Co-authored-by: Pedram Alizadeh <pmohamma@amd.com>
Co-authored-by: Pedram Alizadeh <pmohamma@banff-pla-r27-05.pla.dcgpu>
Co-authored-by: Ziyue Yang <ziyyang@microsoft.com>
---
 CMakeLists.txt                             | 12 ++++
 src/collectives/device/msccl_kernel_impl.h | 20 +++---
 src/collectives/msccl.cc                   |  2 +-
 src/include/msccl/msccl_kernel.h           |  2 +-
 src/include/msccl/msccl_struct.h           | 23 +++++-
 src/misc/msccl/msccl_lifecycle.cc          | 10 +++
 src/misc/msccl/msccl_setup.cc              | 82 ++++++++++++++++++++--
 7 files changed, 133 insertions(+), 18 deletions(-)
diff --git a/CMakeLists.txt b/CMakeLists.txt
index d8c9ed6802..1ea721f795 100644
--- a/CMakeLists.txt
+++ b/CMakeLists.txt
@@ -201,6 +201,12 @@ if(BUILD_BFD)
   endif()
 endif()
 
+# Check for --amdgpu-kernarg-preload-count
+check_cxx_compiler_flag("-mllvm --amdgpu-kernarg-preload-count=16" HAVE_KERNARG_PRELOAD)
+if (HAVE_KERNARG_PRELOAD)
+  message(STATUS "Kernarg preloading to SGPR enabled")
+endif()
+
 # Determine version from makefiles/version.mk and fill in templates
 #==================================================================================================
 ## parse version from Makefile NCCL_MAJOR, NCCL_MINOR, NCCL_PATCH must exist
@@ -590,6 +596,9 @@ target_compile_options(rccl PRIVATE -parallel-jobs=12)
 target_compile_options(rccl PRIVATE -Wno-format-nonliteral)
 target_compile_options(rccl PRIVATE -fgpu-rdc)               # Generate relocatable device code (required for extern __shared__)

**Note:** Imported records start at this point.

# arielmission-space/PAOS

Measured on AMD Instinct MI355X. Metric: wavefronts/sec (4096^2 c128, 20-surface chain) + achieved HBM GB/s, higher is better.
Workload: dtype c128 (f64); 1 GPU; SYN20 20-surface chain (SURVEY 8d: 43 2-D FFTs per wavefront as the reference runs it), 4096x4096 fp64, walked 512-wavelength sweep, 32 wavefronts/GPU/step, PSFs stay in HBM; separable pass programs + ptp identities ([24] passes/wavefront, parity 1e-15..2e-14 vs oracle); grid=4096, batch_per_gpu=32, parallelism=wavefront-sharded x1, transport=none (single process), ranks_seen=1, launcher=none

## Files before the change

include/paos_hip.h:

```cpp
#ifndef PAOS_HIP_H
#define PAOS_HIP_H

#ifdef __cplusplus
extern "C" {
#endif

typedef struct paos_ctx paos_ctx;

enum { PAOS_OK = 0, PAOS_EINVAL = 1, PAOS_EHIP = 2, PAOS_EUNSUPPORTED = 3 };
enum { PAOS_F64 = 0, PAOS_F32 = 1 };
enum { PAOS_SHAPE_ELLIPSE = 0, PAOS_SHAPE_RECT = 1 };
enum { PAOS_KERNEL_PASS_ROWS = 0, PAOS_KERNEL_PASS_COLS = 1, PAOS_KERNEL_PASS_ANY = 2 };
enum { PAOS_PW_SIGN = 1, PAOS_PW_QPHASE_CENTRED = 2, PAOS_PW_QPHASE_NATURAL = 3, PAOS_PW_SCALE = 4,
       PAOS_PW_MASK = 5 };
enum { PAOS_PWF_MUL2PI = 1,
       PAOS_PWF_X_ONLY = 2, PAOS_PWF_Y_ONLY = 4 };
enum { PAOS_MAX_PW = 6 };
enum { PAOS_NORM_SLOTS = 64 };
enum { PAOS_WHAT_FIELD = 0, PAOS_WHAT_AMPLITUDE = 1, PAOS_WHAT_PHASE = 2, PAOS_WHAT_INTENSITY = 3 };

enum { PAOS_PHASE_STRIDE = 5 };
enum { PAOS_APERTURE_STRIDE = 8 };
enum { PAOS_ZERNIKE_HEAD = 8 };

typedef struct { int kind, flags, block; } paos_pw_op;
typedef struct {
  int axis;
  int fft1, fft2;
  int n_pre, n_mid, n_post;
  paos_pw_op pre[PAOS_MAX_PW], mid[PAOS_MAX_PW], post[PAOS_MAX_PW];
} paos_pass;

typedef struct {
  const double* live_rows;
  int rows_stale;
  int final_intensity;
  int* power_ticket;
  const double* live_cols;
} paos_program_opts;

int paos_ctx_create(int device, int n, int batch, int precision, paos_ctx** out);
int paos_ctx_destroy(paos_ctx* ctx);
const char* paos_last_error(const paos_ctx* ctx);
int paos_sync(paos_ctx* ctx);
const char* paos_build_info(void);
const char* paos_source_hash(void);
void* paos_stream(paos_ctx* ctx);

int paos_profile_begin(paos_ctx* ctx, int kernel_kind, int max_launches);
int paos_profile_end(paos_ctx* ctx, int* launches, double* total_ms);
int paos_profile_end_split(paos_ctx* ctx, int* launches, double* total_ms, int* pruned_launches, double* pruned_ms);
int paos_profile_end_launches(paos_ctx* ctx, int capacity, double* ms_out, int* tag_out, int* count);
int paos_profile_planned_bytes(paos_ctx* ctx, int capacity, double* bytes_out, int* count);
int paos_profile_line_transforms(paos_ctx* ctx, int capacity, double* lines_out, int* count);

int paos_fill(paos_ctx* ctx, double re, double im);
int paos_start(paos_ctx* ctx, double re, double im, int shape, const double* aperture, const double* stop);
int paos_start_rows(paos_ctx* ctx, double re, double im, int shape, const double* aperture, const double* stop,
                    const double* write_rows);
int paos_zero_outside_rows(paos_ctx* ctx, const double* live_rows);
int paos_start_box(paos_ctx* ctx, double re, double im, int shape, const double* aperture, const double* stop,
                   const double* write_rows, const double* write_cols);
int paos_zero_outside_box(paos_ctx* ctx, const double* live_rows, const double* live_cols);
int paos_import(paos_ctx* ctx, int item, const void* host_c128);
int paos_export(paos_ctx* ctx, int item, int what, void* host_out);

int paos_psf_keep(paos_ctx* ctx);
int paos_psf_keep_power(paos_ctx* ctx, int* ticket);
int paos_psf_fetch(paos_ctx* ctx, int item, double* host_out);
int paos_host_alloc(unsigned long long bytes, void** out);
int paos_host_free(void* p);
int paos_export_pinned(paos_ctx* ctx, int item, int what, void* pinned_out);

int paos_aperture(paos_ctx* ctx, int shape, const double* params);
int paos_aperture_render(paos_ctx* ctx, int shape, const double* params1, double* host_mask);
int paos_make_stop(paos_ctx* ctx, const double* enable);
int paos_stop_scale_last_power(paos_ctx* ctx, const double* enable);
int paos_stop_defer_last_power(paos_ctx* ctx, const double* enable);
int paos_norm2(paos_ctx* ctx, double* host_out);
int paos_norm2_enqueue(paos_ctx* ctx, int* ticket);
int paos_norm2_enqueue_rows(paos_ctx* ctx, const double* live_rows, int* ticket);
int paos_norm2_enqueue_rows_like(paos_ctx* ctx, const double* live_rows, const double* same_as, int* ticket);
int paos_norm2_enqueue_box(paos_ctx* ctx, const double* live_rows, const double* live_cols, const double* same_as, int* ticket);
int paos_norm2_fetch(paos_ctx* ctx, int ticket, double* host_out);
int paos_norm2_release(paos_ctx* ctx, int ticket);
int paos_psf_metrics(paos_ctx* ctx, int nr, const double* radii_px, double cx_px, double cy_px,
                     double* host_out);
int paos_phase(paos_ctx* ctx, const double* params, int mul2pi);
int paos_phase_map(paos_ctx* ctx, int item, const double* host_wfe, double wl);
int paos_phase_map_items(paos_ctx* ctx, const double* host_wfe, unsigned long long key, int n_items, const double* items,
                         const double* wl);
int paos_psd_screen(paos_ctx* ctx, const double* host_noise, const double* host_rough, const double* params,
                    unsigned long long key, double* host_out);
int paos_ptp(paos_ctx* ctx, const double* params);
int paos_stw(paos_ctx* ctx, const double* params, int inverse);
int paos_wts(paos_ctx* ctx, const double* params, int inverse);
int paos_run_passes(paos_ctx* ctx, const paos_pass* passes, int n_passes, const double* blocks,
                    int n_blocks);
int paos_copy_yardstick(paos_ctx* ctx, int reps, double* ms_per_launch, double* bytes_per_launch);
int paos_record_set_stats(paos_ctx* ctx, unsigned long long* found, unsigned long long* rendered);
int paos_ctx_set_pruning(paos_ctx* ctx, int on);
int paos_run_passes_live(paos_ctx* ctx, const paos_pass* passes, int n_passes, const double* blocks,
                         int n_blocks, const double* live_rows);
int paos_run_program(paos_ctx* ctx, const paos_pass* passes, int n_passes, const double* blocks, int n_blocks,
                     const paos_program_opts* opts);
int paos_zernike(paos_ctx* ctx, int nmax, int kdim, const double* table, const double* params,
                 int param_stride, double* host_wfe);
int paos_zernike_like(paos_ctx* ctx, int nmax, int kdim, const double* table, const double* params,
                      int param_stride, const double* same_as, double* host_wfe);


int paos_pupil_aperture(paos_ctx* ctx, int shape, const double* params);
int paos_pupil_upload(paos_ctx* ctx, int item, const double* host_weights);
int paos_zernike_gram(paos_ctx* ctx, int nmax, int kdim, const double* table, const double* params,
                      int param_stride, int K, const double* poly, int use_pupil, double* host_out);
int paos_zernike_pupil(paos_ctx* ctx, int nmax, int kdim, const double* table, const double* params,
                       int param_stride, double* host_wfe);

enum { PAOS_DETECTOR_GEOM = 6 };
enum { PAOS_DETECTOR_ITEM = 3 };
enum { PAOS_DETECTOR_SCRATCH_MIB = 512 };
int paos_detector_begin(paos_ctx* ctx, const double* geom);
int paos_detector_add(paos_ctx* ctx, const double* per_item);
int paos_detector_images(paos_ctx* ctx, const double* per_item, double* host_out);
int paos_detector_fetch(paos_ctx* ctx, double* host_out);
enum { PAOS_DETECTOR_PLACED_ITEM = 5 };
int paos_detector_add_placed(paos_ctx* ctx, const double* per_item);
int paos_detector_images_placed(paos_ctx* ctx, const double* per_item, double* host_out);

#ifdef __cplusplus
}
#endif
#endif
```

paos_amd/_lib.py:

```python
import ctypes
import os
import threading
import weakref

import numpy as np

_HERE = os.path.dirname(os.path.abspath(__file__))
LIB_PATH = os.environ.get("PAOS_LIB") or os.path.join(_HERE, "libpaoship.so")

PAOS_F64, PAOS_F32 = 0, 1
SHAPE_ELLIPSE, SHAPE_RECT = 0, 1
WHAT_FIELD, WHAT_AMPLITUDE, WHAT_PHASE, WHAT_INTENSITY = 0, 1, 2, 3
KERNEL_PASS_ROWS, KERNEL_PASS_COLS, KERNEL_PASS_ANY = 0, 1, 2
PW_SIGN, PW_QPHASE_CENTRED, PW_QPHASE_NATURAL, PW_SCALE, PW_MASK = 1, 2, 3, 4, 5
PWF_MUL2PI = 1
PWF_X_ONLY, PWF_Y_ONLY = 2, 4
MAX_PW = 6
NORM_SLOTS = 64


class PwOp(ctypes.Structure):
    _fields_ = [("kind", ctypes.c_int), ("flags", ctypes.c_int), ("block", ctypes.c_int)]


class ProgramOpts(ctypes.Structure):
    _fields_ = [("live_rows", ctypes.POINTER(ctypes.c_double)), ("rows_stale", ctypes.c_int),
                ("final_intensity", ctypes.c_int), ("power_ticket", ctypes.POINTER(ctypes.c_int)),
                ("live_cols", ctypes.POINTER(ctypes.c_double))]


class Pass(ctypes.Structure):
    _fields_ = [("axis", ctypes.c_int), ("fft1", ctypes.c_int), ("fft2", ctypes.c_int),
                ("n_pre", ctypes.c_int), ("n_mid", ctypes.c_int), ("n_post", ctypes.c_int),
                ("pre", PwOp * MAX_PW), ("mid", PwOp * MAX_PW), ("post", PwOp * MAX_PW)]

PHASE_STRIDE = 5
APERTURE_STRIDE = 8
ZERNIKE_HEAD = 8
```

 target_compile_options(rccl PRIVATE -fvisibility=hidden)     # Set symbol visibility to hidden by default
+if (HAVE_KERNARG_PRELOAD)
+  target_compile_options(rccl PRIVATE -mllvm --amdgpu-kernarg-preload-count=16)
+endif()
 
 ## NOTE: This is currently being handled by rocm-cmake, however may need to be re-enabled in the future
 #foreach(target ${GPU_TARGETS})
@@ -634,6 +643,9 @@ if(NOT BUILD_SHARED_LIBS)
 else()
   message(STATUS "Building shared RCCL library")
 endif()
+if (HAVE_KERNARG_PRELOAD)
+  target_link_options(rccl PRIVATE -mllvm --amdgpu-kernarg-preload-count=16)
+endif()
 
 target_link_libraries(rccl PRIVATE   Threads::Threads)
 target_link_libraries(rccl INTERFACE hip::host)
diff --git a/src/collectives/device/msccl_kernel_impl.h b/src/collectives/device/msccl_kernel_impl.h
index ba9460d48f..6f50d09ac4 100644
--- a/src/collectives/device/msccl_kernel_impl.h
+++ b/src/collectives/device/msccl_kernel_impl.h
@@ -130,7 +130,7 @@ for (int r = 0; r < numloops; r++) { \
 
 template<typename T, typename RedOp, typename Proto>
 __device__ __forceinline__ void mscclRunInterpreter(
-  struct ncclDevComm* comm, struct mscclAlgo* algo, struct mscclWork work) {
+  struct ncclDevComm* comm, struct mscclAlgo* algo, struct mscclWork* work) {
   const int tid = threadIdx.x;
   const int bid = blockIdx.x;
   const int nthreads = NCCL_MAX_NTHREADS;
@@ -173,7 +173,7 @@ __device__ __forceinline__ void mscclRunInterpreter(
       break;
     case 2:
       dst = &mscclShmem.work;
-      src = &work;
+      src = work + blockIdx.x;
       bytes = sizeof(mscclWork);
       static_assert(sizeof(mscclWork) <= sizeof(uint64_t) * WARP_SIZE, "mscclWork cannot be loaded by a single warp in one insn.");
       break;
@@ -192,6 +192,8 @@ __device__ __forceinline__ void mscclRunInterpreter(
   if (tid == 0) ncclShmem.event_buffer_head = 0;
 #endif
   __synclds(); // publish shmem
+  if (tid == 0)
+    *mscclShmem.work.workFifoDone = mscclShmem.work.workFifoDoneAck;
 
 #if defined(ENABLE_NPKIT) && defined(ENABLE_NPKIT_EVENT_TIME_SYNC_CPU)
   if (tid == 0) {
@@ -226,7 +228,7 @@ __device__ __forceinline__ void mscclRunInterpreter(
     }
   }
   __synclds(); // publish shmem
-
+  
   // User pointers for primitives
   T* thisInput = (T*)mscclShmem.work.sendBuff;
   T* thisOutput = (T*)mscclShmem.work.recvBuff;
@@ -253,7 +255,7 @@ __device__ __forceinline__ void mscclRunInterpreter(
   }
 #endif
 
-  const ssize_t sizePerMscclChunk = mscclShmem.work.count / mscclShmem.work.nChunksPerLoop;
+  const ssize_t sizePerMscclChunk = mscclShmem.work.sizePerMscclChunk;
   uint32_t maxAllowedCount = mscclShmem.work.maxAllowedCount;
 
 #if defined(ENABLE_NPKIT) && defined(ENABLE_NPKIT_EVENT_MSCCL_RUN_ENTRY)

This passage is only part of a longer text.